Dem Taucher und Unterwasserfotograf und Mitglied des Tauchsportclubs Friedrichshafen Harald Utz ist es dank moderner Technik gelungen, ein detailliertes Bild der Jura zu zeichnen, so wie sie auf dem Seegrund liegt: 2000 Bilder hat er zu einem 3D-Modell zusammengefügt, das am Computer betrachtet werden kann.

Teufelsschiff „Stadt Zürich“ versenkt mehrere Dampfer
Die Jura war allerdings nicht das erste Opfer des Kursschiffes „Stadt Zürich“: Bereits drei Jahre zuvor, am 11. März 1861, kam es in einem Sturm zu einer folgenschweren Kollision mit dem Dampfschiff „Ludwig“, bei dem 14 Passagiere zu Tode kamen. Die Zürich wurde fortan im Volksmund als „Teufelsschiff“ bezeichnet. 1919 wurde die Zürich im Hafen von Romanshorn schließlich verschrottet.

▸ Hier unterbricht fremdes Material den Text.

int run_head(const clipmi_tower* t, const void* blob, const Ws& w, int B, const int* rowidx, long long row_step,
             float* out, int normalize, hipStream_t st) {
    const bool split = t->ln_fold && t->weight_format == 0;
    LnArgs ln{split ? nullptr : w.x, at<float>(blob, t->off_ln_post_w), at<float>(blob, t->off_ln_post_b), w.pooled, rowidx,
              row_step, B, t->width, 1};
    ln.x3 = w.x3;
    if (int rc = launch_layernorm(ln, st)) return rc;
    GemmArgs g{};
    g.A = w.pooled; g.W = at<unsigned short>(blob, t->off_out_proj); g.bias = nullptr; g.out = out;
    g.M = B; g.N = t->embed; g.K = t->width;
    if (int rc = launch_gemm_algo(g, EPI_F32, 0, st)) return rc;
    if (normalize) return clipmi_l2_normalize_rows(out, B, t->embed, st);
    return 0;
}

}
}

using namespace clipmi;

extern "C" size_t clipmi_encode_image_workspace_bytes(const clipmi_tower* t, int B) {
    if (check_tower(t, 0, "encode_image")) return 0;
    if (B < 1) { set_err(CLIPMI_EINVAL, "encode_image: B=%d", B); return 0; }
    return carve(t, B, nullptr, ~(size_t)0, nullptr);
}

static int encode_image_impl(const clipmi_tower* t, const void* blob_dev, const void* pixels_dev, int pix_dtype,
                             int B, float* out_dev, int normalize, void* ws_dev, size_t ws_bytes, void* stream, GemmProbe* probe) {
    if (int rc = check_tower(t, 0, "encode_image")) return rc;
    if (!blob_dev || !pixels_dev || !out_dev || !ws_dev) return set_err(CLIPMI_EINVAL, "encode_image: NULL pointer");
    if (B < 1) return set_err(CLIPMI_EINVAL, "encode_image: B=%d", B);
    if (pix_dtype != CLIPMI_F32 && pix_dtype != CLIPMI_BF16 && pix_dtype != CLIPMI_U8)
        return set_err(CLIPMI_EINVAL, "encode_image: pix_dtype %d", pix_dtype);
    const int grid = t->res / t->patch, np = grid * grid;
    if (np + 1 != t->tokens || t->patch_k % 64 != 0 || t->patch_k < 3 * t->patch * t->patch)
        return set_err(CLIPMI_EINVAL, "encode_image: inconsistent tower (res %d patch %d tokens %d patch_k %d)", t->res,
                       t->patch, t->tokens, t->patch_k);
    const size_t need = clipmi_encode_image_workspace_bytes(t, B);
    if (ws_bytes < need) return set_err(CLIPMI_EWORKSPACE, "encode_image: workspace %zu < %zu", ws_bytes, need);
    Ws w;
    carve(t, B, ws_dev, ws_bytes, &w);
    hipStream_t st = as_stream(stream);
    const int W = t->width, L = t->tokens;

    PatchArgs pa{pixels_dev, w.patches, pix_dtype, B, t->res, t->patch, grid, np, t->patch_k};
    if (int rc = launch_patchify(pa, st)) return rc;
    GemmArgs g{};
    g.A = w.patches; g.W = at<unsigned short>(blob_dev, t->off_patch_w); g.bias = nullptr; g.out = w.x;
    g.M = B * np; g.N = W; g.K = t->patch_k; g.pos = at<float>(blob_dev, t->off_pos); g.np = np; g.L = L;
    if (int rc = launch_gemm_algo(g, EPI_PATCH_F32, 0, st)) return rc;
    hipLaunchKernelGGL(cls_rows_kernel, dim3((unsigned)(((long long)B * W + 255) / 256)), dim3(256), 0, st, w.x,
                       at<float>(blob_dev, t->off_cls), at<float>(blob_dev, t->off_pos), B, L, W);
    CLIPMI_CHECK_LAUNCH("cls_rows_kernel");
    LnArgs ln{w.x, at<float>(blob_dev, t->off_ln_pre_w), at<float>(blob_dev, t->off_ln_pre_b), w.x, nullptr, 1, B * L, W, 0};
    const bool fold8 = t->ln_fold && t->weight_format == 1;
    if (t->ln_fold && !fold8) { ln.out_x3 = w.x3; ln.out_part = w.ln_part; }
    if (int rc = launch_layernorm(ln, st)) return rc;
#ifdef CLIPMI_DEV
    if (fold8)
        if (int rc = launch_rows_mx_stats(w.x, w.x8, w.x8_bs, w.ln_part, B * L, W, st)) return rc;
#endif
    if (int rc = run_layers(t, blob_dev, w, B, 0, st, probe)) return rc;
    return run_head(t, blob_dev, w, B, nullptr, L, out_dev, normalize, st);
}

extern "C" int clipmi_encode_image(const clipmi_tower* t, const void* blob_dev, const void* pixels_dev, int pix_dtype,
                                   int B, float* out_dev, int normalize, void* ws_dev, size_t ws_bytes, void* stream) {
    return encode_image_impl(t, blob_dev, pixels_dev, pix_dtype, B, out_dev, normalize, ws_dev, ws_bytes, stream, nullptr);
}

extern "C" size_t clipmi_encode_text_workspace_bytes(const clipmi_tower* t, int Q) {
    if (check_tower(t, 1, "encode_text")) return 0;
    if (Q < 1) { set_err(CLIPMI_EINVAL, "encode_text: Q=%d", Q); return 0; }
    return carve(t, Q, nullptr, ~(size_t)0, nullptr);
}

extern "C" int clipmi_encode_text(const clipmi_tower* t, const void* blob_dev, const int32_t* ids_dev, int Q,
                                  float* out_dev, int normalize, void* ws_dev, size_t ws_bytes, void* stream) {
    if (int rc = check_tower(t, 1, "encode_text")) return rc;
    if (!blob_dev || !ids_dev || !out_dev || !ws_dev) return set_err(CLIPMI_EINVAL, "encode_text: NULL pointer");
    if (Q < 1) return set_err(CLIPMI_EINVAL, "encode_text: Q=%d", Q);
    const size_t need = clipmi_encode_text_workspace_bytes(t, Q);
    if (ws_bytes < need) return set_err(CLIPMI_EWORKSPACE, "encode_text: workspace %zu < %zu", ws_bytes, need);
    Ws w;
    carve(t, Q, ws_dev, ws_bytes, &w);
    hipStream_t st = as_stream(stream);
    const int W = t->width, L = t->tokens;
    const long long n4 = (long long)Q * L * (W / 4);
    const bool fold8_ = t->ln_fold && t->weight_format == 1;
    if (t->ln_fold && !fold8_ && W % 256 == 0 && W <= 1024) {
        hipLaunchKernelGGL(text_embed_split_kernel, dim3((unsigned)((Q * L + 3) / 4 + 1)), dim3(256), 0, st, ids_dev,
                           at<float>(blob_dev, t->off_tok_emb), at<float>(blob_dev, t->off_pos), w.x3, w.ln_part, w.rowidx, Q, L, W,
                           t->vocab);
        CLIPMI_CHECK_LAUNCH("text_embed_split_kernel");
        if (int rc = run_layers(t, blob_dev, w, Q, 1, st, nullptr)) return rc;
        return run_head(t, blob_dev, w, Q, w.rowidx, 1, out_dev, normalize, st);
    }
    hipLaunchKernelGGL(text_embed_kernel, dim3((unsigned)((n4 + 255) / 256)), dim3(256), 0, st, w.x, ids_dev,
                       at<float>(blob_dev, t->off_tok_emb), at<float>(blob_dev, t->off_pos), Q, L, W, t->vocab);
    CLIPMI_CHECK_LAUNCH("text_embed_kernel");
    hipLaunchKernelGGL(eot_rows_kernel, dim3((Q + 63) / 64), dim3(64), 0, st, ids_dev, w.rowidx, Q, L);
    CLIPMI_CHECK_LAUNCH("eot_rows_kernel");
#ifdef CLIPMI_DEV
    if (t->ln_fold && t->weight_format == 1) {
        if (int rc = launch_rows_mx_stats(w.x, w.x8, w.x8_bs, w.ln_part, Q * L, W, st)) return rc;
    } else
#endif
    if (t->ln_fold) {
        if (int rc = launch_split_stats(w.x, false, w.x3, w.ln_part, Q * L, W, st)) return rc;
    }
    if (int rc = run_layers(t, blob_dev, w, Q, 1, st, nullptr)) return rc;
    return run_head(t, blob_dev, w, Q, w.rowidx, 1, out_dev, normalize, st);
}

static int encode_probe(const clipmi_tower* t, const void* blob_dev, const void* pixels_dev, int pix_dtype, int B, float* out_dev,
                        void* ws_dev, size_t ws_bytes, void* stream, int probe_epi, int reps, int nmodes, float* ms, int* launches,
                        int* kernel_kind, int* epi_ran) {
    if (!ms || reps < 1) return set_err(CLIPMI_EINVAL, "dbg_encode_image_probe_ms: bad arguments");
    const int k_filter = probe_epi >> 8;
    probe_epi &= 0xff;
    GemmProbe p;
    for (int i = 0; i < 2 * GemmProbe::MAX; ++i)
        if (hipEventCreate(&p.ev[i]) != hipSuccess) return set_err(CLIPMI_EHIP, "hipEventCreate");
    for (int i = 0; i < GemmProbe::MAX; ++i)
        if (hipEventCreate(&p.pre[i]) != hipSuccess) return set_err(CLIPMI_EHIP, "hipEventCreate");
    int rc = 0;
    for (int mode = 0; mode < nmodes && rc == 0; ++mode) {
        double total = 0.0;
        int count = 0;
        for (int r = 0; r < reps && rc == 0; ++r) {
            p.epi = probe_epi; p.n = 0; p.mode = mode;
            rc = encode_image_impl(t, blob_dev, pixels_dev, pix_dtype, B, out_dev, 1, ws_dev, ws_bytes, stream, &p);
            if (rc) break;
            if (hipStreamSynchronize(as_stream(stream)) != hipSuccess) { rc = set_err(CLIPMI_EHIP, "hipStreamSynchronize"); break; }
            for (int i = 0; i < p.n; ++i) {
                if (GemmProbe::base_of(p.epi_of[i]) != probe_epi || (k_filter && p.k_of[i] != k_filter)) continue;
                float v = 0.f;
                if (mode == 0) (void)hipEventElapsedTime(&v, p.ev[2 * i], p.ev[2 * i + 1]);
                else if (mode == 1) (void)hipEventElapsedTime(&v, p.pre[i], p.ev[2 * i + 1]);
                else {
                    if (i == 0 || p.kernel_of[i - 1] != 2 ||
                        (p.epi_of[i - 1] != EPI_BIAS_RESID_LN_F32 && p.epi_of[i - 1] != EPI_LN_BIAS_QGELU_BF16 &&
                         p.epi_of[i - 1] != GemmProbe::EPI_ATTENTION)) continue;
                    (void)hipEventElapsedTime(&v, p.ev[2 * (i - 1) + 1], p.ev[2 * i + 1]);
                }
                total += v;
                ++count;
                if (kernel_kind) *kernel_kind = p.kernel_of[i];
                if (epi_ran) *epi_ran = p.epi_of[i];
            }
        }
        if (rc == 0 && count == 0 && mode == 0) rc = set_err(CLIPMI_EINVAL, "dbg_encode_image_probe_ms: no launch matched epi %d", probe_epi);
        if (rc == 0) { ms[mode] = count ? (float)(total / count) : 0.f; if (launches && mode == 0) *launches = count; }
    }
    for (int i = 0; i < 2 * GemmProbe::MAX; ++i) (void)hipEventDestroy(p.ev[i]);
    for (int i = 0; i < GemmProbe::MAX; ++i) (void)hipEventDestroy(p.pre[i]);
    return rc;
}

Das Wrack der Ludwig, das in etwa 20 Metern Tiefe lag, konnte 1863 vom bayerischen Marine-Ingenieur Wilhelm Bauer mit Hilfe von Ballons gehoben werden. Das geborgene Schiff wurde wieder flottgemacht, „Rorschach“ getauft und diente fortan als Lastkahn.
Ludwig, das Schiff das zwei Mal sank
1871 geriet das Schiff vor Lochau bei Bregenz erneut in einen Sturm und ging als „das Schiff, das zwei Mal sank“ in die Bodenseeschifffahrts-Geschichte ein. Das Wrack wurde wieder gehoben und anschließend verschrottet.
Schiffwracks sind denkmalgeschützt
Ein neues Projekt des Landesamts für Denkmalpflege im Regierungspräsidium Stuttgart erforscht nun die Wracks im Bodensee. Denn insbesondere die tieferen Bereiche sind archäologisch bisher noch nicht erforscht. Mit diesem Projekt sollen die Wracks in dem Teil des Bodensees, der in der Nähe des baden-württembergischen Ufers liegt, vollständig inventarisiert werden.